▶ **STORED DATA**:
# wgurecky/CORRLA_RS

Measured on AMD Instinct MI355X. Metric: RSVD GFLOP/s on 16k x 16k f32 rank-128, higher is better.
Workload: dtype f32

## Files before the change

### corrla_rs_amd/csrc/capi_impl.hpp

```cpp
#pragma once
#include <cstddef>
#include <cstdint>
#include <cstring>
#include <string>
#include <vector>

#include "../../include/corrla_rsvd.h"
#include "driver.hpp"

namespace corrla {

inline std::string& last_error_slot() {
  static thread_local std::string msg;
  return msg;
}

template <class F>
inline corrla_status guarded(F&& f) {
  try {
    f();
    return CORRLA_OK;
  } catch (const Error& e) {
    last_error_slot() = e.what();
    return (corrla_status)e.code;
// ... 158 lines not shown
}

template <class Dev, class T>
inline void finish_call(RsvdDriver<Dev, T>& drv, Dev& dev, Timings* tm_out, bool with_sketch_kernel_ms) {
  PhaseTimer fin;
  drv.phase(drv.tm.finalize_ms, fin);
  dev.phase_end();
  dev.end_call();
  dev.phase_resolve(&drv.tm.total_ms);
  drv.tm.n_collectives = dev.n_collectives;
  drv.tm.collective_bytes = dev.collective_bytes;
  if (with_sketch_kernel_ms) drv.tm.sketch_kernel_ms = dev.event_elapsed_ms(0, 1);
  if (tm_out) *tm_out = drv.tm;
}

template <class T>
struct RsvdCall {
  bool host_ptrs;
  int64_t m, rank, n_iter, n_oversamples;
  const corrla_opts* opts;
  T* u;
  int64_t ldu;
  T* s;
  T* vt;
  int64_t ldvt;
  Timings* tm_out;
  bool profile;
  bool sharded = false, sparse = false, fat = false, empty_shard = false;
  bool bf16 = false;
};
// ... 21 lines not shown
      },
      [&] {
        ta = stage();
        l = std::min<int64_t>(c.rank + c.n_oversamples, ta.nt);
        if (ro.omega && ro.omega_ld < ta.nt) throw Error(ST_EINVAL, "omega_ld < min(m, n)");
        u_in_place = !c.fat && !c.host_ptrs && !c.empty_shard;
        ut = u_in_place ? caller_skinny(c.u, ta.mt, k, c.ldu) : dev.template alloc_skinny<T>(ta.mt, k);
        vtall = dev.template alloc_skinny<T>(ta.nt, k);
        s_dev = dev.template alloc_scalar<T>((int)k);
      });
  RsvdDriver<Dev, T> drv(dev, c.profile);
  if (c.empty_shard) drv.m_local_override_ = 0;
  drv.random_svd_tall(ta, k, l, c.n_iter, ro, ut, s_dev, vtall, [&] {
    if (!c.fat) {
      if (!u_in_place && !c.empty_shard) dev.copy_out(ut, k, c.u, c.ldu, false, c.host_ptrs);
      dev.copy_out(vtall, k, c.vt, c.ldvt, true, c.host_ptrs);
    } else {
      dev.copy_out(vtall, k, c.u, c.ldu, false, c.host_ptrs);
      if (!c.empty_shard) dev.copy_out(ut, k, c.vt, c.ldvt, true, c.host_ptrs);
    }
    dev.copy_values_out(s_dev, k, c.s, c.host_ptrs);
  });
  finish_call(drv, dev, c.tm_out, true);
}

template <class Dev, class T>
inline void rsvd_entry(Dev& dev, bool host_ptrs, bool sharded, const T* a, int64_t m, int64_t n, int64_t rs, int64_t cs,
                       int64_t rank, int64_t n_iter, int64_t n_oversamples, const corrla_opts* opts, T* u, int64_t ldu,
                       T* s, T* vt, int64_t ldvt, Timings* tm_out, bool profile) {
  const bool shard_cols = sharded && opts && (opts->flags & CORRLA_SHARD_COLS) != 0;
  const bool empty_shard = sharded && m >= 0 && n >= 0 && (shard_cols ? (n == 0 && m >= 1) : (m == 0 && n >= 1));
  const int64_t short_side = shard_cols ? m : n;
  RsvdCall<T> c{host_ptrs, m, rank, n_iter, n_oversamples, opts, u, ldu, s, vt, ldvt, tm_out, profile};
  c.sharded = sharded;
  c.fat = sharded ? shard_cols : m < n;
  c.empty_shard = empty_shard;
// ... 104 lines not shown
    } else {
      dev.center_rows_cols(ta.mem.p, ta.mem.rows, ta.mem.cols, ta.mem.ld, mu.p, data_cols_along_mem_cols, cbuf, ldp);
    }
    tc.mem.p = cbuf;
    tc.mem.ld = ldp;
    tc.mem.cols_readable = ldp;
  }
  const int64_t k = c.rank;
  const int64_t l = std::min<int64_t>(c.rank + c.n_oversamples, tc.nt);
  if (ro.omega && ro.omega_ld < tc.nt) throw Error(ST_EINVAL, "omega_ld < min(m, n)");
  Skinny<T> ut = dev.template alloc_skinny<T>(tc.mt, k);
  Skinny<T> vtall = dev.template alloc_skinny<T>(tc.nt, k);
  T* s_dev = dev.template alloc_scalar<T>((int)k);
  if (tc.inv_sd_short || tc.inv_sd_tall) drv.set_scale_workspace(dev.template alloc_skinny<T>(c.n, l));
  drv.random_svd_tall(tc, k, l, c.n_iter, ro, ut, s_dev, vtall, [&] {
    dev.copy_out(fat ? ut : vtall, k, c.comps, c.ldc, true, c.host_ptrs);
    dev.copy_values_out(s_dev, k, c.s, c.host_ptrs);
    dev.copy_values_out(mu.p, c.n, c.means, c.host_ptrs);
    if (scales_out) dev.copy_values_out(sd.p, c.n, scales_out, c.host_ptrs);
  });
  finish_call(drv, dev, c.tm_out, false);
}

template <class Dev, class T>
inline void pca_entry(Dev& dev, bool host_ptrs, const T* x, int64_t m, int64_t n, int64_t rs, int64_t cs, int64_t rank,
                      int64_t n_iter, int64_t n_oversamples, const corrla_opts* opts, T* means, T* s, T* comps,
                      int64_t ldc, Timings* tm_out, bool profile, bool sharded = false) {
  PcaCall<T> c{host_ptrs, m, n, rank, n_iter, n_oversamples, opts, means, s, comps, ldc, tm_out, profile};
  c.sharded = sharded;
  pca_body(
      dev, c,
      [&] {
// ... 249 lines not shown
```

### corrla_rs_amd/csrc/core_svd_stage.hpp

```cpp
#pragma once
#include "core_svd_plan.hpp"
#include "hip_backend.hpp"

namespace corrla {

template <class T>
struct CoreSvdCall {
  const Skinny<T>& c;
  int64_t l, k;
  Skinny<T>&m1, &m2;
  T* s_dev;
  void* conv_status;
};

namespace core_svd_stage {

template <class T>
using RingEs = std::integer_sequence<int, 8, 12, 16, sizeof(T) == 4 ? 20 : 18>;
constexpr int kMaxNc = 9;

template <class T>
inline void set_lds_limits() {
  for_each_of(RingEs<T>{}, [](auto e) { lds_limit((const void*)k::jacobi_ring_w_kernel<T, decltype(e)::value, 8>, k::kLdsMaxBytes); });
  lds_limit((const void*)k::jacobi_block_round_kernel<T>, k::kLdsMaxBytes);
// ... 146 lines not shown
  kn.jmc_np = env_int("CORRLA_JMC_NP", kn.jmc_np);
  kn.jmc_sweeps_f32 = env_int("CORRLA_JMC_SWEEPS", kn.jmc_sweeps_f32);
  kn.jmc_sweeps_f64 = env_int("CORRLA_JMC_SWEEPS", kn.jmc_sweeps_f64);
  kn.jmc_force_v = env_int("CORRLA_JMC_FORCE_V", 0) != 0;
  kn.strict = env_int("CORRLA_JACOBI_STRICT", 0) != 0;
  kn.block_sweeps = env_int("CORRLA_JACOBI_SWEEPS", kn.block_sweeps);
  kn.ring_sweeps = env_int("CORRLA_JACOBI_SWEEPS", kn.ring_sweeps);
  kn.block_inner = env_int("CORRLA_JACOBI_INNER", kn.block_inner);
  return kn;
}

}

template <class T>
void HipDev::small_svd(const Skinny<T>& c, int64_t l, int64_t k, Skinny<T>& m1, Skinny<T>& m2, T* s_dev, void* conv_status) {
  if (conv_status) memset_zero(conv_status, sizeof(k::CholStatus));
  const CoreSvdCall<T> a{c, l, k, m1, m2, s_dev, conv_status};
  const CoreSvdPlan plan = core_svd_plan((int)sizeof(T), l, k, core_svd_stage::knobs_from_env(), svd_state_, conv_status != nullptr);
  switch (plan.family) {
    case CoreSvd::kMultiWg:
      core_svd_stage::multi_wg(*this, a, plan);
      return;
    case CoreSvd::kHost:
      small_svd_host(*this, c, l, k, m1, m2, s_dev);
      return;
    case CoreSvd::kBlock:
      core_svd_stage::finite_check(*this, a);
      core_svd_stage::block(*this, a, plan);
      return;
    case CoreSvd::kRing:
      core_svd_stage::finite_check(*this, a);
// ... 7 lines not shown
```

### corrla_rs_amd/csrc/driver.hpp

```cpp
#pragma once
#include <cstdio>
#include <chrono>
#include <cmath>
#include <cstdint>
#include <cstring>
#include <limits>
#include <stdexcept>
#include <string>
#include <functional>
#include <type_traits>
#include <vector>

#include "gemm_plan.hpp"
#include "small_linalg.hpp"

namespace corrla {

struct Error : std::runtime_error {
  int code;
  Error(int c, const std::string& m) : std::runtime_error(m), code(c) {}
};
enum { ST_OK = 0, ST_EINVAL = 1, ST_ENOMEM = 2, ST_EHIP = 3, ST_ECOMM = 4, ST_ENUMERIC = 5, ST_ENODEV = 6 };

inline int64_t round_up(int64_t x, int64_t a) { return (x + a - 1) / a * a; }
// ... 43 lines not shown

template <class D, class = void>
struct dev_has_spmm : std::false_type {};
template <class D>
struct dev_has_spmm<D, std::void_t<decltype(D::kHasSpmm)>> : std::true_type {};

template <class D, class = void>
struct dev_has_bf16in : std::false_type {};
template <class D>
struct dev_has_bf16in<D, std::void_t<decltype(D::kHasBf16In)>> : std::true_type {};

template <class D, class = void>
struct dev_has_colvar : std::false_type {};
template <class D>
struct dev_has_colvar<D, std::void_t<decltype(D::kHasColVar)>> : std::true_type {};

template <class T>
struct TallA {
  Big<T> mem;
  bool row_major = true;
  int64_t mt = 0, nt = 0;
  const T* mu_short = nullptr;
  const T* mu_tall = nullptr;
  const T* inv_sd_short = nullptr;
  const T* inv_sd_tall = nullptr;
  bool sparse = false;
  CsrView<T> csr, csr_t;
  bool bf16 = false;
  Big<uint16_t> mem16;
};
// ... 91 lines not shown
    else if (a.bf16)
      bf16_times(!a.row_major, a.mem16, x, y, scale_dev);
    else if (mixed_planes_ && dev.template mixed_fits<T>(!a.row_major, a.mem, x, y))
      dev.gemm_mixed(!a.row_major, a.mem, x, y, scale_dev, mixed_planes_), ++tm.n_mixed_products;
    else if (a.row_major)
      dev.gemm_nn(a.mem, x, y, scale_dev);
    else
      dev.gemm_tn(a.mem, x, y, scale_dev);
    if (a.mu_short || a.mu_tall) {
      T* v = dev.template alloc_scalar<T>((int)x.cols_alloc);
      dev.weighted_colsum(x, a.nt, a.mu_short, v);
      dev.rank1_sub(y, a.mt, a.mu_tall, v, scale_dev);
    }
    if (a.inv_sd_tall) scale_output(y, a.mt, a.inv_sd_tall);
  }
  void at_times(const TallA<T>& a, const Skinny<T>& y_in, Skinny<T>& z, const T* scale_dev, bool sharded) {
    const Skinny<T> y = a.inv_sd_tall ? scaled_input(y_in, a.mt, a.inv_sd_tall) : y_in;
    if (a.sparse)
      sparse_times(a.csr_t, y, z, scale_dev);
    else if (a.bf16)
      bf16_times(a.row_major, a.mem16, y, z, scale_dev);
    else if (mixed_planes_ && dev.template mixed_fits<T>(a.row_major, a.mem, y, z))
      dev.gemm_mixed(a.row_major, a.mem, y, z, scale_dev, mixed_planes_), ++tm.n_mixed_products;
    else if (a.row_major)
      dev.gemm_tn(a.mem, y, z, scale_dev);
    else
      dev.gemm_nn(a.mem, y, z, scale_dev);
    if (a.mu_short || a.mu_tall) {
      T* v = dev.template alloc_scalar<T>((int)y.cols_alloc);
      dev.weighted_colsum(y, a.mt, a.mu_tall, v);
      dev.rank1_sub(z, a.nt, a.mu_short, v, scale_dev);
// ... 436 lines not shown
      }
      a_times(a, z, y, kNone);
      i0 = nf;
    } else {
      dev.event_mark(0);
      a_times(a, om, y, kNone);
      dev.event_mark(1);
      phase(tm.sketch_ms, pt);
    }
    for (int64_t i = i0; i < n_iter; ++i) {
      if (i > 2) {
        phase(tm.power_ms, pt);
        orthonormalize(y, y2, o.sharded, true);
        phase(tm.qr_ms, pt);
      }
      at_times(a, y, z, kNone, o.sharded);
      dev.inv_norm(z, ss_dev, inv_dev);
      dev.scale_inplace(z, inv_dev);
      a_times(a, z, y, kNone);
    }
    phase(tm.power_ms, pt);
    int64_t r = orthonormalize(y, y2, o.sharded);
    phase(tm.qr_ms, pt);
    return r;
  }

  void random_svd_tall(const TallA<T>& a, int64_t k, int64_t l, int64_t n_iter, const RunOpts& o, Skinny<T>& u_tall,
                       T* s_dev, Skinny<T>& v_tall, const std::function<void()>& emit = {}) {
    qr_householder = o.qr_householder;
    m_local_ = m_local_override_ >= 0 ? m_local_override_ : a.mt;
    m_global_ = -1;
    hh_short_shards_ = -1;
    const bool hh = qr_householder;
    if (!hh && (dev.template device_chol_fits<T>(l) || dev.template device_chol_blocked_fits<T>(l))) {
      const Timings saved = tm;
      const auto mark = dev.arena_mark();
      bool on_device = true;
      for (int attempt = 0; attempt < 5 && on_device; ++attempt) {
        if (attempt > 0) dev.arena_rewind(mark);
// ... 100 lines not shown
    }
    return need[p.npass - 1] != 0 ? Verdict::kMorePasses : Verdict::kClean;
  }
  Verdict judge_core_svd(const Pending& p, const StatusRecord& r) {
    debug_record(p.record, "core SVD", r);
    if (r.fail == 0) dev.svd_sweeps_used((int)r.dev_i);
    if (r.fail == 1) return Verdict::kMoreSweeps;
    if (r.fail == 4) return Verdict::kNeedV;
    return r.fail == 0 ? Verdict::kClean : Verdict::kRepeatOnHost;
  }

  void random_svd_tall_body(const TallA<T>& a, int64_t k, int64_t l, int64_t n_iter, const RunOpts& o, Skinny<T>& u_tall,
                            T* s_dev, Skinny<T>& v_tall) {
    PhaseTimer total;
    const bool hh_tmp = qr_householder;
    Skinny<T> q = dev.template alloc_skinny_out<T>(a.mt, l);
    Skinny<T> q2 = hh_tmp ? dev.template alloc_skinny<T>(a.mt, l) : dev.template alloc_skinny_out<T>(a.mt, l);
    power_iter(a, l, n_iter, o, q, q2);
    PhaseTimer pt;
    Skinny<T> bt = dev.template alloc_skinny<T>(a.nt, l);
    mixed_planes_ = o.mixed_project ? o.mixed_planes : 0;
    at_times(a, q, bt, kNone, o.sharded);
    mixed_planes_ = 0;
    phase(tm.project_ms, pt);
    Skinny<T> qb = dev.template alloc_skinny<T>(a.nt, l);
    Skinny<T> qb2 = dev.template alloc_skinny<T>(a.nt, l);
    dev.copy_skinny(bt, qb);
    orthonormalize(qb, qb2, false);
    phase(tm.qr_ms, pt);
    Skinny<T> ct = dev.template alloc_skinny<T>(l, l);
    dev.gemm_nn(as_rowmajor_transposed(bt, l), qb, ct, kNone);
    if (o.poison_core) dev.poison_entry(ct, l / 2, l / 3, o.poison_core);
    Skinny<T> m1 = dev.template alloc_skinny<T>(l, k);
    Skinny<T> m2 = dev.template alloc_skinny<T>(l, k);
    void* svd_st = nullptr;
    if (att_.defer && att_.st_used + 1 <= att_.st_slots) {
      svd_st = status_record(att_.st_used);
      att_.pending.push_back(Pending::core_svd(att_.st_used));
      att_.st_used += 1;
    }
    dev.small_svd(ct, l, k, m2, m1, s_dev, svd_st);
    if (att_.defer) {
// ... 94 lines not shown
```

### corrla_rs_amd/csrc/hip_backend.hpp

```cpp
#pragma once
#include <hip/hip_runtime.h>
#include <rccl/rccl.h>

#include <cmath>
#include <cstdio>
#include <cstdlib>
#include <cstring>
#include <limits>
#include <random>
#include <string>
#include <type_traits>
#include <utility>
#include <vector>
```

▶ **EXERCISE INSTRUCTIONS**:
Using the listing above, state how many lines contain the string "code". Give the number by itself.

▶ **EXPECTED ANSWER**:
3